While recent price surges have led to speculation about a potential decline, numerous
market tailwinds and the reasons above should prevent a sharp plunge and potentially avert
any significant house price crash.

But What if Gravesend House Prices Do Drop?

Ignoring the 14 points mentioned above, let us see what a price reduction would mean for
Gravesend homeowners.

The peak of the property market (just before the Credit Crunch hit) in our local authority
area of Gravesham was September 2007, when the average value of a property was
£199,512.

The Gravesend property market bottomed out in March 2009 when Gravesend property
prices dropped to £158,469 (a drop of 20.5%).

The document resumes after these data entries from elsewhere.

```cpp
namespace {
cl_status dna_evolve_batch(cl_ctx* ctx, cl_dna_coder* D, const cl_reads* refs, const uint8_t* d_es, const uint64_t* d_es_off, const uint32_t* d_es_ntuples, uint32_t n_reads,
                           const uint32_t* h_part_bounds, uint32_t n_parts, std::unique_ptr<DnaWalked> Wp, uint32_t prev_types, uint32_t read_id, DnaEvolved& E)
{
	const uint64_t* inv_tab = nullptr;
	CL_TRY(cl_inv_table(ctx, &inv_tab));
	if (Wp && Wp->presorted && (Wp->part_bounds.size() != (size_t)n_parts + 1 || memcmp(Wp->part_bounds.data(), h_part_bounds, ((size_t)n_parts + 1) * 4) != 0)) Wp.reset();
	if (!Wp) { Wp = std::make_unique<DnaWalked>(); CL_TRY(dna_walk(ctx, D, refs, d_es, d_es_off, d_es_ntuples, n_reads, prev_types, read_id, *Wp)); }
	DnaWalked& W = *Wp;
	DevBuf<uint32_t> err; DEV_ALLOC(ctx, err, 1);
	HIP_TRY(ctx, hipMemsetAsync(err.p, 0, 4, ctx->stream));
	E.d_es = d_es; E.n_reads = n_reads; E.prev_types_in = prev_types; E.read_id_in = read_id; E.prev_types_out = W.prev_types_out;
	E.part_bounds.assign(h_part_bounds, h_part_bounds + n_parts + 1);
	uint32_t p0 = 0; size_t gi = 0;
	while (p0 < n_parts)
	{
		std::unique_ptr<DnaGroupPrep> GP;
		if (W.presorted) { if (gi >= W.groups.size() || !W.groups[gi] || W.groups[gi]->p0 != p0) return cl_fail(ctx, CL_E_INVALID, "cl_dna_encode: prepared groups do not match"); GP = std::move(W.groups[gi++]); }
		else { GP = std::make_unique<DnaGroupPrep>(); CL_TRY(dna_group_prepare(ctx, D, W, p0, h_part_bounds, n_parts, *GP)); }
		const uint32_t p1 = GP->p1, np = p1 - p0, ng = (np + 63) / 64;
		const uint64_t s0 = GP->s0, n_syms = GP->n_syms;
		const std::vector<uint32_t>& rank = GP->rank; const std::vector<uint32_t>& plen_r = GP->plen_r;
		auto G = std::make_unique<PendingGroup>(); G->p0 = p0; G->np = np; G->rank = rank; G->n_syms = GP->n_syms;
		G->d_gbase = std::move(GP->d_gbase); G->d_plen = std::move(GP->d_plen);
		DevBuf<uint64_t>& d_gbase = G->d_gbase; DevBuf<uint32_t>& d_plen = G->d_plen; DevBuf<triple_t>& trip = G->trip;
		DEV_ALLOC(ctx, trip, GP->trip_words);
		if (n_syms)
		{
			DevBuf<uint32_t>& sidx = GP->sidx; DevBuf<uint32_t>& seg = GP->seg; const uint64_t n_seg = GP->n_seg;
			auto models = [&](auto* gkey) -> cl_status {
				typedef std::remove_cv_t<std::remove_pointer_t<decltype(gkey)>> K;
				LAUNCHB_NAMED(ctx, "k_dna_evolve", n_syms * (12.0 + sizeof(K)), (k_dna_evolve<K>), grid_for(n_seg, 4), 256, (const FamTab*)D->d_ft.p, (const K*)gkey, (const uint32_t*)sidx.p, (const uint32_t*)seg.p,
					(uint32_t)n_seg, D->state.p, trip.p);
				HIP_TRY(ctx, hipGetLastError());
				for (int which = 0; which < 2; ++which)
				{
					DnaGroupPrep::LongPrep& L = GP->lp[which];
					const uint32_t nlr = L.n_runs, NS = which ? 32 : 8;
					if (!nlr) continue;
					DevBuf<uint32_t> d_ne, group_epoch, epochs;
					DEV_ALLOC(ctx, d_ne, nlr); DEV_ALLOC(ctx, group_epoch, L.groups + 1); DEV_ALLOC(ctx, epochs, (L.eps + 1) * (2 + 2 * NS));
					const LongRun* cr = L.runs.p; const uint64_t steps = L.steps;
					if (which == 0)
					{
						LAUNCH_NAMED(ctx, "k_long_epochs<8>", (k_long_epochs<8, K>), nlr, 64, (const FamTab*)D->d_ft.p, cr, nlr, (const K*)gkey, (const uint32_t*)L.step_pfx.p, (const uint32_t*)L.group_pfx.p,
							D->state.p, (EpochRec<8>*)epochs.p, d_ne.p, group_epoch.p, err.p);
						LAUNCHB_NAMED(ctx, "k_long_apply<8>", steps * 64 * (12.0 + sizeof(K)), (k_long_apply<8, K>), grid_for(steps * 64, 256), 256, cr, nlr, steps, (const K*)gkey, (const uint32_t*)sidx.p,
							(const uint32_t*)L.step_pfx.p, (const uint32_t*)L.group_pfx.p, (const EpochRec<8>*)epochs.p, (const uint32_t*)d_ne.p, (const uint32_t*)group_epoch.p, (const FamTab*)D->d_ft.p, trip.p);
					}
					else
					{
						LAUNCH_NAMED(ctx, "k_long_epochs<32>", (k_long_epochs<32, K>), nlr, 64, (const FamTab*)D->d_ft.p, cr, nlr, (const K*)gkey, (const uint32_t*)L.step_pfx.p, (const uint32_t*)L.group_pfx.p,
							D->state.p, (EpochRec<32>*)epochs.p, d_ne.p, group_epoch.p, err.p);
						LAUNCHB_NAMED(ctx, "k_long_apply<32>", steps * 64 * (12.0 + sizeof(K)), (k_long_apply<32, K>), grid_for(steps * 64, 256), 256, cr, nlr, steps, (const K*)gkey, (const uint32_t*)sidx.p,
							(const uint32_t*)L.step_pfx.p, (const uint32_t*)L.group_pfx.p, (const EpochRec<32>*)epochs.p, (const uint32_t*)d_ne.p, (const uint32_t*)group_epoch.p, (const FamTab*)D->d_ft.p, trip.p);
					}
					HIP_TRY(ctx, hipGetLastError());
					HIP_TRY(ctx, hipStreamSynchronize(ctx->stream));
				}
				return CL_OK;
			};
			if (W.narrow) CL_TRY(models((const uint32_t*)(W.key32.p + s0))); else CL_TRY(models((const uint64_t*)(W.key.p + s0)));
			HIP_TRY(ctx, hipStreamSynchronize(ctx->stream));
		}
		uint32_t herr = 0;
		HIP_TRY(ctx, hipMemcpy(&herr, err.p, 4, hipMemcpyDeviceToHost));
		if (herr & 8) return cl_fail(ctx, CL_E_UNSUPPORTED, "cl_dna_encode: epoch table of a long context run too small");
		if (herr) return cl_fail(ctx, CL_E_UNSUPPORTED, "cl_dna_encode: a read uses more than 64 alternative references");
		if (D->cstreams.size() < 4) { hipStream_t ns = nullptr; HIP_TRY(ctx, cl_stream_create_role(CL_ROLE_CODER, cl_level_to_prio(cl_role_level(CL_ROLE_CODER, 0)), &ns)); D->cstreams.push_back(ns); }
		G->stream = D->cstreams[D->next_cstream++ % D->cstreams.size()];
		G->out_off.resize(np + 1);
		G->out_off[0] = 0;
		for (uint32_t p = 0; p < np; ++p) { uint64_t sy = plen_r[p]; G->out_off[p + 1] = G->out_off[p] + ((sy * 18 + 7) / 8 + sy / 16 + 64 + 7) / 8 * 8; }
		DEV_ALLOC(ctx, G->tmp, G->out_off[np]);
		DEV_ALLOC(ctx, G->d_out_off, np + 1); DEV_ALLOC(ctx, G->d_size, np); DEV_ALLOC(ctx, G->d_dst_off, np);
		HIP_TRY(ctx, hipStreamSynchronize(ctx->stream));
		{
			LaunchOn on(ctx, G->stream);
			G->sync.s = G->stream;
			hipError_t e1 = hipMemcpyAsync(G->d_out_off.p, G->out_off.data(), (np + 1) * 8, hipMemcpyHostToDevice, G->stream);
			LAUNCH_RANGE_CODE(ctx, n_syms * 8.0, ng, (const triple_t*)trip.p, (const uint64_t*)d_gbase.p, (const uint32_t*)d_plen.p, np, G->tmp.p, (const uint64_t*)G->d_out_off.p, G->d_size.p, inv_tab);
			hipError_t e2 = hipGetLastError();
			HIP_TRY(ctx, e1); HIP_TRY(ctx, e2);
		}
		E.groups.push_back(std::move(G));
		p0 = p1;
	}
	return CL_OK;
}
}

cl_status cl_dna_evolve_ahead(cl_ctx* ctx, cl_dna_coder* D, const cl_reads* refs, const uint8_t* d_es, const uint64_t* d_es_off, const uint32_t* d_es_ntuples, uint32_t n_reads,
                              const uint32_t* h_part_bounds, uint32_t n_parts, DnaWalked* W)
{
	std::unique_ptr<DnaWalked> Wp(W);
	if (!ctx || !D || !refs || !d_es || !h_part_bounds || !n_parts || !W) return CL_E_INVALID;
	if (!D->next_valid || D->evolved.size() >= 4) return cl_fail(ctx, CL_E_INVALID, "cl_dna_evolve_ahead: only while a batch is being coded, at most four batches ahead");
	const uint32_t pt = D->evolved.empty() ? D->next_prev_types : D->ahead_prev_types, rid = D->evolved.empty() ? D->next_read_id : D->ahead_read_id;
	if (W->prev_types_in != pt || W->cur_read_id_in != rid || W->d_es != d_es || W->n_reads != n_reads) return cl_fail(ctx, CL_E_INVALID, "cl_dna_evolve_ahead: not the batch that follows");
	auto E = std::make_unique<DnaEvolved>();
	CL_TRY(dna_evolve_batch(ctx, D, refs, d_es, d_es_off, d_es_ntuples, n_reads, h_part_bounds, n_parts, std::move(Wp), pt, rid, *E));
	D->ahead_prev_types = E->prev_types_out; D->ahead_read_id = rid + n_reads;
	D->evolved.push_back(std::move(E));
	return CL_OK;
}

extern "C" cl_status cl_dna_encode(cl_ctx* ctx, cl_dna_coder* D, const cl_reads* refs, const uint8_t* d_es, const uint64_t* d_es_off,
                                   const uint32_t* d_es_ntuples, uint32_t n_reads, const uint32_t* h_part_bounds, uint32_t n_parts,
                                   uint8_t* d_out, uint64_t cap, uint64_t* h_part_sizes, uint64_t* n_out)
{
	if (!ctx || !D || !refs || !d_es || !d_es_off || !d_es_ntuples || !h_part_bounds || !h_part_sizes || !n_out) return cl_fail(ctx, CL_E_INVALID, "cl_dna_encode: null argument");
	HIP_TRY(ctx, hipSetDevice(ctx->device));
	for (uint32_t p = 0; p < n_parts; ++p) if (h_part_bounds[p] > h_part_bounds[p + 1]) return cl_fail(ctx, CL_E_INVALID, "cl_dna_encode: part bounds must ascend");
	if (n_parts && (h_part_bounds[0] != 0 || h_part_bounds[n_parts] != n_reads)) return cl_fail(ctx, CL_E_INVALID, "cl_dna_encode: parts must cover reads [0, n_reads)");
	*n_out = 0;
	if (!n_parts) return CL_OK;
	uint64_t written = 0;
	std::unique_ptr<DnaEvolved> Ep;
	if (!D->evolved.empty()) { Ep = std::move(D->evolved.front()); D->evolved.pop_front(); }
	if (Ep)
	{
		if (Ep->d_es != d_es || Ep->n_reads != n_reads || Ep->prev_types_in != D->prev_types || Ep->read_id_in != D->cur_read_id || Ep->part_bounds.size() != (size_t)n_parts + 1 ||
		    memcmp(Ep->part_bounds.data(), h_part_bounds, ((size_t)n_parts + 1) * 4) != 0)
			return cl_fail(ctx, CL_E_INVALID, "cl_dna_encode: the batch evolved ahead is not the one encoded next");
		D->ahead.reset();
	}
	else
	{
		std::unique_ptr<DnaWalked> Wp;
		if (D->ahead && D->ahead->d_es == d_es && D->ahead->n_reads == n_reads && D->ahead->prev_types_in == D->prev_types && D->ahead->cur_read_id_in == D->cur_read_id) Wp = std::move(D->ahead);
		D->ahead.reset();
		Ep = std::make_unique<DnaEvolved>();
		CL_TRY(dna_evolve_batch(ctx, D, refs, d_es, d_es_off, d_es_ntuples, n_reads, h_part_bounds, n_parts, std::move(Wp), D->prev_types, D->cur_read_id, *Ep));
	}
	DnaEvolved& E = *Ep;
	D->next_prev_types = E.prev_types_out; D->next_read_id = D->cur_read_id + n_reads; D->next_valid = true;
	struct NextOff { cl_dna_coder* D; ~NextOff() { D->next_valid = false; } } next_off{ D };
	auto finish_group = [&](PendingGroup& g) -> cl_status {
		HIP_TRY(ctx, hipStreamSynchronize(g.stream));
		g.sync.s = nullptr;
		std::vector<uint64_t> size_r(g.np);
		HIP_TRY(ctx, hipMemcpy(size_r.data(), g.d_size.p, g.np * 8, hipMemcpyDeviceToHost));
		for (uint32_t p = 0; p < g.np; ++p) { h_part_sizes[g.p0 + p] = size_r[g.rank[p]]; if (h_part_sizes[g.p0 + p] == ~0ULL) return cl_fail(ctx, CL_E_CAPACITY, "cl_dna_encode: internal part buffer overflow"); }
		std::vector<uint64_t> dst_off(g.np);
		uint64_t w = written;
		for (uint32_t p = 0; p < g.np; ++p) { dst_off[g.rank[p]] = w; w += h_part_sizes[g.p0 + p]; }
		if (w > cap) { *n_out = w; return cl_fail(ctx, CL_E_CAPACITY, "cl_dna_encode: output capacity " + std::to_string(cap) + " too small"); }
		HIP_TRY(ctx, hipMemcpyAsync(g.d_dst_off.p, dst_off.data(), g.np * 8, hipMemcpyHostToDevice, ctx->stream));
		LAUNCH(ctx, k_gather_bytes2, g.np, 256, (const uint8_t*)g.tmp.p, (const uint64_t*)g.d_out_off.p, (const uint64_t*)g.d_dst_off.p, (const uint64_t*)g.d_size.p, d_out);
		HIP_TRY(ctx, hipGetLastError());
		RcCheckRun check;
		if (ctx->verify_streams) CL_TRY(rc_check_launch(ctx, check, g.trip.p, g.d_gbase.p, g.d_plen.p, g.np, g.n_syms, d_out, w, w - written, g.d_dst_off.p, g.d_size.p));
		HIP_TRY(ctx, hipStreamSynchronize(ctx->stream));
		if (ctx->verify_streams) CL_TRY(rc_check_collect(ctx, check, "dna", g.trip.p, g.d_gbase.p, g.d_plen.p, d_out, dst_off, g.rank, g.p0, h_part_sizes + g.p0));
		written = w;
		return CL_OK;
	};
	if (D->before_tail)
		for (;;)
		{
			const cl_status hs = D->before_tail();
			if (hs == CL_OK) break;
			if (hs != CL_HOOK_RETRY) return hs;
			bool running = false;
			for (auto& g : E.groups) if (hipStreamQuery(g->stream) == hipErrorNotReady) running = true;
			(void)hipGetLastError();
			if (!running) break;
			std::this_thread::sleep_for(std::chrono::milliseconds(1));
		}
	for (auto& g : E.groups) CL_TRY(finish_group(*g));
	D->prev_types = E.prev_types_out;
	D->cur_read_id += n_reads;
	cl_timing_collect(ctx);
	*n_out = written;
	return CL_OK;
}
```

Today, the average property in Gravesend and the local authority area stands at £341,354.
So, if Gravesend house prices dropped by 10% (to £307,218), they would only return to the
levels that were achieved in Gravesend in September 2021 … and nobody was complaining
about those!

Now, don’t get me wrong, if house prices drop by 10%, a tiny percentage of homeowners
(2.83% of all homeowners that have bought in the last two years) will be in negative equity.
However, that is only an issue if they decide to sell the property, and as we all know,
homeownership is a long-term thing, and most of those who would have negative equity
will probably be on five-year fixed-rate low-rate mortgages.

But what if Gravesend house prices dropped by the same percentage (20.5% as mentioned
above) as they did in the global financial crash in 2008? If that were the case, Gravesend
house prices would return to the house price levels achieved in January 2017 (although the
number of people in negative equity would increase slightly).

As Gravesend homeowners face uncertainty regarding potential house price drops, it is
crucial to recognise the various factors that support the housing market’s resilience. While
economic conditions can fluctuate, history has shown that housing values tend to
appreciate over the long term.

Gravesend homeowners can take comfort in the differences between the 2023 market and
the 2008 housing bubble, including stronger equity positions and a more regulated lending
environment.

As we navigate through market cycles, Gravesend homeowners should remain focused on
their long-term goals, the strength of the job market, and the true value that their homes
bring beyond monetary considerations. By acknowledging these factors, Gravesend
homeowners can confidently approach potential price declines and adapt to the market.

These are my thoughts, what are yours?